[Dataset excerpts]
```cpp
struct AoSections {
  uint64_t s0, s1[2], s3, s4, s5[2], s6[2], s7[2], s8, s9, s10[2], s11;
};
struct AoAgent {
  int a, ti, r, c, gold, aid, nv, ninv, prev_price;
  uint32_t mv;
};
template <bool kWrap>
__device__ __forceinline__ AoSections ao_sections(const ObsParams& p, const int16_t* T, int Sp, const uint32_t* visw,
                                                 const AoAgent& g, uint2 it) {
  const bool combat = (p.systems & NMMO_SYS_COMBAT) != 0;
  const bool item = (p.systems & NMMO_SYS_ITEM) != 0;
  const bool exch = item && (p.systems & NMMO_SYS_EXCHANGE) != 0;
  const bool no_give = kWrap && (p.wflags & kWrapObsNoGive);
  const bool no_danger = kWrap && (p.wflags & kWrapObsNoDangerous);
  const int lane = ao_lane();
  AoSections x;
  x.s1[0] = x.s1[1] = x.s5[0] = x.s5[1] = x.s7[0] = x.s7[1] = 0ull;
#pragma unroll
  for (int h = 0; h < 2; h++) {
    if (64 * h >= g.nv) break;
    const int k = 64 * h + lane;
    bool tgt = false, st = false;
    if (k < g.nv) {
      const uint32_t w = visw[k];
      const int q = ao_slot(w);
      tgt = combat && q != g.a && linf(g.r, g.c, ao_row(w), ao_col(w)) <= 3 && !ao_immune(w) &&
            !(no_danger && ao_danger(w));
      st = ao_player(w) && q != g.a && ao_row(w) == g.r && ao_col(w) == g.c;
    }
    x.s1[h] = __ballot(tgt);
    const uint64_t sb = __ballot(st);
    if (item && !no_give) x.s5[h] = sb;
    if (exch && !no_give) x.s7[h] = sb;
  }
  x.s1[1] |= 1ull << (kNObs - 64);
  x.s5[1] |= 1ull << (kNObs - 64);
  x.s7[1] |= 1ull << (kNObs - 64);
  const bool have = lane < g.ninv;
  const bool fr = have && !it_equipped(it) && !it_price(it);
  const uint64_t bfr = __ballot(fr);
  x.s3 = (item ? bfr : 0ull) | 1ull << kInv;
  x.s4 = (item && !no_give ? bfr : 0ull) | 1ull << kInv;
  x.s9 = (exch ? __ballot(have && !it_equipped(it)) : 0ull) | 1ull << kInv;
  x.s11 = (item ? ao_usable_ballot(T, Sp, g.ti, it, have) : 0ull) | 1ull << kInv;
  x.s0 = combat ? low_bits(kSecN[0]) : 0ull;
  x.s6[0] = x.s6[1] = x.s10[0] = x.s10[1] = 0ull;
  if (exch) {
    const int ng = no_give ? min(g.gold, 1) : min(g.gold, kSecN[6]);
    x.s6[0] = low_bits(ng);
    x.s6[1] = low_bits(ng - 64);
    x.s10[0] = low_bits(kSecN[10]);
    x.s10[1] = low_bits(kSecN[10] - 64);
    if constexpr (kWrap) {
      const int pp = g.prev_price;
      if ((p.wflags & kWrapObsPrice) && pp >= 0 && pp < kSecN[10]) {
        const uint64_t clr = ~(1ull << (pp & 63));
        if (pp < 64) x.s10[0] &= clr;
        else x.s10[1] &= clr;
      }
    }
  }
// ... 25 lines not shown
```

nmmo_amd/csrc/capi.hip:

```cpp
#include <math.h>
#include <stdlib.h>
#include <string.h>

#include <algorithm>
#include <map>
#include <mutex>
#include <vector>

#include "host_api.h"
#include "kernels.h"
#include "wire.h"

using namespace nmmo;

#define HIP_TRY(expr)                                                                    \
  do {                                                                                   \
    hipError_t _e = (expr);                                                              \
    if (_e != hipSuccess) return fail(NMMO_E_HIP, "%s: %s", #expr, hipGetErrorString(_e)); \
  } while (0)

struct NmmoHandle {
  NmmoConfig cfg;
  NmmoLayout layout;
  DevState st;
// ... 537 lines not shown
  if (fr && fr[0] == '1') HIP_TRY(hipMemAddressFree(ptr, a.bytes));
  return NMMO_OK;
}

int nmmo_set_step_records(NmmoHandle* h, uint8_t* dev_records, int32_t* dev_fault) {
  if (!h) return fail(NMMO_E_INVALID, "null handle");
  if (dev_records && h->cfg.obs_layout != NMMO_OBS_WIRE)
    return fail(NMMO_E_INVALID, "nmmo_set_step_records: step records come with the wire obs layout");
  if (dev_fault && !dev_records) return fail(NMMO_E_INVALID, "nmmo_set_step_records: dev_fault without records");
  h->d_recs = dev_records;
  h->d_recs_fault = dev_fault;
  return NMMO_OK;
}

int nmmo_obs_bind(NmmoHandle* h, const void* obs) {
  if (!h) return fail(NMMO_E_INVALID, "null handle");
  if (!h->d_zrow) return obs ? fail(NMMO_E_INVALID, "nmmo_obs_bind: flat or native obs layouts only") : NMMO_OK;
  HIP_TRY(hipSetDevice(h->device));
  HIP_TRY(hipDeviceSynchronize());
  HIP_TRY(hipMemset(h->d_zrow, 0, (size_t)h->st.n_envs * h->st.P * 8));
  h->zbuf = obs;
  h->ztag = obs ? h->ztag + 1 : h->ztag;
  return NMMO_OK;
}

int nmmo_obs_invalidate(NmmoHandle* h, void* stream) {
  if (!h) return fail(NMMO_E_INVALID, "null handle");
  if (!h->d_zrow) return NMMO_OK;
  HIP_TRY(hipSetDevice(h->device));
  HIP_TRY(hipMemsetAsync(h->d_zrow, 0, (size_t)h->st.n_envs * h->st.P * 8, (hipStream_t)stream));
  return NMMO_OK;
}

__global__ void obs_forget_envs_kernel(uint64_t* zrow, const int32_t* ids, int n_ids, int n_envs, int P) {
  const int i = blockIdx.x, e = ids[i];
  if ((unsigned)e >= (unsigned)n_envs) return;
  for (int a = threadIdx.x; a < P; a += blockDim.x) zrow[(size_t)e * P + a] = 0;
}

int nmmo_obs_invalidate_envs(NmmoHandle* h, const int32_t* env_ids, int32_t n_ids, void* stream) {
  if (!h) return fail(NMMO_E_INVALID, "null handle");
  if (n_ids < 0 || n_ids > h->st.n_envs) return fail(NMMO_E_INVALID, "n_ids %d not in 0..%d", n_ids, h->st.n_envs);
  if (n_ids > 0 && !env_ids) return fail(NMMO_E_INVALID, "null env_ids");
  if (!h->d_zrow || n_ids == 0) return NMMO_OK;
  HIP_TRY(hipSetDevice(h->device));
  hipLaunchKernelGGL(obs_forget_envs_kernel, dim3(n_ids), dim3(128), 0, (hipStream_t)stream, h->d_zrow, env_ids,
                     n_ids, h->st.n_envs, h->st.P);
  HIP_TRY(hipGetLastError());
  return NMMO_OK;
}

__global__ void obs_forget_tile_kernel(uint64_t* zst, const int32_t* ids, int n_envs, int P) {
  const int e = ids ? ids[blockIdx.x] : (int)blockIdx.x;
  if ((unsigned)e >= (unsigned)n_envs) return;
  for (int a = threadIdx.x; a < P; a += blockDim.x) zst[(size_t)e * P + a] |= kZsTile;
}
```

...

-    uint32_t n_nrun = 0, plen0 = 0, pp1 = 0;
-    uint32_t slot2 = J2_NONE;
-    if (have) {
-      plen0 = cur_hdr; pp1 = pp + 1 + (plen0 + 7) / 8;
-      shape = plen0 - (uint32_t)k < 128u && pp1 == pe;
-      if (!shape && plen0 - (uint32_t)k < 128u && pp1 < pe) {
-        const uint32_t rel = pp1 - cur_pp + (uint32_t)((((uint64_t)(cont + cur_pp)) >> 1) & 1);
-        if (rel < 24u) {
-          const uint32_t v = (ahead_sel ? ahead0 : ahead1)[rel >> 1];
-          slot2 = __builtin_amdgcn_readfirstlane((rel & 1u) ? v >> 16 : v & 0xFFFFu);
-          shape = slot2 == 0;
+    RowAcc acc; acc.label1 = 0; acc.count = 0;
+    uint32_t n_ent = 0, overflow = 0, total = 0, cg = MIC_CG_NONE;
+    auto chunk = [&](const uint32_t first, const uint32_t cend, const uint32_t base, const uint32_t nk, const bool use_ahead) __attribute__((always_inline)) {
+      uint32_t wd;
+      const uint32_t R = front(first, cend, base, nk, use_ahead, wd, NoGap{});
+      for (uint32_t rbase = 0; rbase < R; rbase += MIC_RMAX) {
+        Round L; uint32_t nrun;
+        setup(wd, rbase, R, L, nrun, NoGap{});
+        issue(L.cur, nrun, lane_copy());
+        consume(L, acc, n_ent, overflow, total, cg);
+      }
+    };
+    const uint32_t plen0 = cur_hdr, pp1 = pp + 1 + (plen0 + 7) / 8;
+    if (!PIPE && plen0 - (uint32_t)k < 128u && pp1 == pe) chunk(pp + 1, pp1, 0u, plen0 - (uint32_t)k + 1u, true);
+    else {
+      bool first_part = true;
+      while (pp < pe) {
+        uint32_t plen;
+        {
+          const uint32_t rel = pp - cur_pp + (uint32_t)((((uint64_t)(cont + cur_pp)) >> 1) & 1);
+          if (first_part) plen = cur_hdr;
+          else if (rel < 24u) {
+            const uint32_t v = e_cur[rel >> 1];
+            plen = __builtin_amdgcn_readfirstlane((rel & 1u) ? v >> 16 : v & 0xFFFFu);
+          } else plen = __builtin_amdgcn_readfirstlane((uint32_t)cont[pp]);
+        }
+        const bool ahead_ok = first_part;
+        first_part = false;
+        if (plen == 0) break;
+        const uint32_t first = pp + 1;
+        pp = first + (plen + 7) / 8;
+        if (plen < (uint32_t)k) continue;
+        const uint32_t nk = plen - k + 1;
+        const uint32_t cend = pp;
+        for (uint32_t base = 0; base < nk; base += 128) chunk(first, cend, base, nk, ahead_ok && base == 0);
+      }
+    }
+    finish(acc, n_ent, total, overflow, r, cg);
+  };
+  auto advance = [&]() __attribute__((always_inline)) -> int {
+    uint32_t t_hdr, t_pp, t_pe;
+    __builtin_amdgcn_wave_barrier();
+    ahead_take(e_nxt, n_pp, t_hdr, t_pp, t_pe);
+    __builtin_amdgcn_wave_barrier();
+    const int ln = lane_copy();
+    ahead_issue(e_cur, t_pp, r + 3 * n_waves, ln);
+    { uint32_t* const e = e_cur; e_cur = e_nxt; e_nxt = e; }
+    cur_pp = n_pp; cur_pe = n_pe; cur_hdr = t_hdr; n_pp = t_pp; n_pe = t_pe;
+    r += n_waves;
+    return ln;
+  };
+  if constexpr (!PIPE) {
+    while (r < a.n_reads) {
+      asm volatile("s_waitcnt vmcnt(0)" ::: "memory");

---

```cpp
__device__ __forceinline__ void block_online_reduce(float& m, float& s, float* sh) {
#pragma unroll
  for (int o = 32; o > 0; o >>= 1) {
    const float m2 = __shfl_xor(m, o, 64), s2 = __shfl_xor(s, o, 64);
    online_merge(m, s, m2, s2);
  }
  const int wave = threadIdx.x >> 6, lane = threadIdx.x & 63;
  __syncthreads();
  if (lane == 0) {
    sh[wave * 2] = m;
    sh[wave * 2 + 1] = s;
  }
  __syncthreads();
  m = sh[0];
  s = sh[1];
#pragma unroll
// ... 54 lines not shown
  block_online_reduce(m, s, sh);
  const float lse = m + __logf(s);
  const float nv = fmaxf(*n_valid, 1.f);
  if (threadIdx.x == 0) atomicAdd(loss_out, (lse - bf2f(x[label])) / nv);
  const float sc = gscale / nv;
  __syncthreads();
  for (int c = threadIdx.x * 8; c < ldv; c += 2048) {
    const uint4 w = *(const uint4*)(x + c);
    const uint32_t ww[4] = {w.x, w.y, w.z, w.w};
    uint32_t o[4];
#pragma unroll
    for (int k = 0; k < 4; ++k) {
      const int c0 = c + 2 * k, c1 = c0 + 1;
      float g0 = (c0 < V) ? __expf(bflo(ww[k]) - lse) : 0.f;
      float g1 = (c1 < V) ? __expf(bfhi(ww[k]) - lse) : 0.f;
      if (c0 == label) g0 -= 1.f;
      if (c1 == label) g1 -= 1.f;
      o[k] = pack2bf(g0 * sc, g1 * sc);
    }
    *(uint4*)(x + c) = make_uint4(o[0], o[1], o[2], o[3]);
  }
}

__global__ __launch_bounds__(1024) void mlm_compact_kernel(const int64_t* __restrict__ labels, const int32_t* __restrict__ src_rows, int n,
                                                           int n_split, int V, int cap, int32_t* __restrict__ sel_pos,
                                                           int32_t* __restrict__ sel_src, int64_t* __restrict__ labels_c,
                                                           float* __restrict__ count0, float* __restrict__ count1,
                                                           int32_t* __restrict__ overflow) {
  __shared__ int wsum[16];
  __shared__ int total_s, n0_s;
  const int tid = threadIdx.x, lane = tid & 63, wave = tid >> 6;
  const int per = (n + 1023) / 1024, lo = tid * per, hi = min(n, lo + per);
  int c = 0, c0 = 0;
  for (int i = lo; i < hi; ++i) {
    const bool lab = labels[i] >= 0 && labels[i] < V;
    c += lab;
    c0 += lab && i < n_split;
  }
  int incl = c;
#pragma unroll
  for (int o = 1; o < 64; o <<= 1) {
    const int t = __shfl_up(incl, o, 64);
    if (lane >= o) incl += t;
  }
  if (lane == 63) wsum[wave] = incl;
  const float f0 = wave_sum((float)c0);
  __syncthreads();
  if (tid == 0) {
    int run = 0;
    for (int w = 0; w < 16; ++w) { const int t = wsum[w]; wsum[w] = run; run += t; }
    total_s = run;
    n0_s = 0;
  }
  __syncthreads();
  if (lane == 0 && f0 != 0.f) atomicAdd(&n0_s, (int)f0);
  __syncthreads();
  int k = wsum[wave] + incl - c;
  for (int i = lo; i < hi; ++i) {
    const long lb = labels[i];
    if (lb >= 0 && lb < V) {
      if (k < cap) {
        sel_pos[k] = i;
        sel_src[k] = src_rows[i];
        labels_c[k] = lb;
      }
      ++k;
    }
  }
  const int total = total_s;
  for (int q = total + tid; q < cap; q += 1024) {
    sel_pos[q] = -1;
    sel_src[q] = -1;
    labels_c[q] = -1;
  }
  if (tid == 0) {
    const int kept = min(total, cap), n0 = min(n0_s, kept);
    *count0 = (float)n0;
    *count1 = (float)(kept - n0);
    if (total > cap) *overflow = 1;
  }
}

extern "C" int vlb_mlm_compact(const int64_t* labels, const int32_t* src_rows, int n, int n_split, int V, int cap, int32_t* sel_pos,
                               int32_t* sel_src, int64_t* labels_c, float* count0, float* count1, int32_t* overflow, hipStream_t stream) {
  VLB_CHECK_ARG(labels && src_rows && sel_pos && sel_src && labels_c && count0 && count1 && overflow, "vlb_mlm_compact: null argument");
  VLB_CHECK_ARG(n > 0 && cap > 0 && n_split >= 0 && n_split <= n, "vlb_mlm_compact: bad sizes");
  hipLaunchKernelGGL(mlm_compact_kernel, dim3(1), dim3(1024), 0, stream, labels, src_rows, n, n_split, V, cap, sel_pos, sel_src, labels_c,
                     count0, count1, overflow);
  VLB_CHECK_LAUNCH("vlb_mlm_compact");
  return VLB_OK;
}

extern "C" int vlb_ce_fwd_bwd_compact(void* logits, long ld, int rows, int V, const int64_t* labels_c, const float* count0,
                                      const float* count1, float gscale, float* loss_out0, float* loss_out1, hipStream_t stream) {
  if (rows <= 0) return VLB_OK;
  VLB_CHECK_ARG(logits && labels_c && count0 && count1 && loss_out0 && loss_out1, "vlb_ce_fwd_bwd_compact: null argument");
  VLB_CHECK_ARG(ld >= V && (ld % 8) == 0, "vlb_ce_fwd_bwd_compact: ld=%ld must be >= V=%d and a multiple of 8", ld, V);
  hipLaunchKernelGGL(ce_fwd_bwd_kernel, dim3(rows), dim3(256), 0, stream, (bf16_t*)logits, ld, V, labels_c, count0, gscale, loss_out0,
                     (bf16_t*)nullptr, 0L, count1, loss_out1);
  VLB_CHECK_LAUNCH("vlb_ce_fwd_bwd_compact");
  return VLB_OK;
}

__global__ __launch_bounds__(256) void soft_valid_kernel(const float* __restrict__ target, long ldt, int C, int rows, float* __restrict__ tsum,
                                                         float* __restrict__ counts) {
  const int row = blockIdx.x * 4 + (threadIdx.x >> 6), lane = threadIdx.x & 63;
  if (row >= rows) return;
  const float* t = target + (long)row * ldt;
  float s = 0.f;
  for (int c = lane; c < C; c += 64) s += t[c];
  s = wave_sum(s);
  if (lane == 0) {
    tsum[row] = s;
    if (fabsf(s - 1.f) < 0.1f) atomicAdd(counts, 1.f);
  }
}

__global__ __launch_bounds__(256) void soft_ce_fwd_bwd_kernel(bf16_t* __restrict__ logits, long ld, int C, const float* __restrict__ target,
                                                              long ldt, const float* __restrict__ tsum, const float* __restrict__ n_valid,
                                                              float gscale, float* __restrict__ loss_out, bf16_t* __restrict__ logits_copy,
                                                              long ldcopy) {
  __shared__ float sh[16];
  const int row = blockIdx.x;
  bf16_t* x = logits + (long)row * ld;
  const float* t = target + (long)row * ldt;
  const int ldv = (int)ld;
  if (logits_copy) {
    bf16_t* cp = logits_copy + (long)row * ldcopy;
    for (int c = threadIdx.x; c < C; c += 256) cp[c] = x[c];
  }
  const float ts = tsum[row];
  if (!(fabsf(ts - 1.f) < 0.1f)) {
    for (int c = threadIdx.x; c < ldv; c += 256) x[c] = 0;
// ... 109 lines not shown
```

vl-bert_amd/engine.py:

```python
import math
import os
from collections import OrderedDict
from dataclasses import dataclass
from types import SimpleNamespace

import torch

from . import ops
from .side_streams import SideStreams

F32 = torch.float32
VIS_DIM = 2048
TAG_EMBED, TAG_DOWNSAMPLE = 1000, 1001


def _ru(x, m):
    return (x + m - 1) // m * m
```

*Action item*
Which lines above hold the string "include"? Please copy all of them.

*Expected answer*
#include <math.h>
#include <stdlib.h>
#include <string.h>
#include <algorithm>
#include <map>
#include <mutex>
#include <vector>
#include "host_api.h"
#include "kernels.h"
#include "wire.h"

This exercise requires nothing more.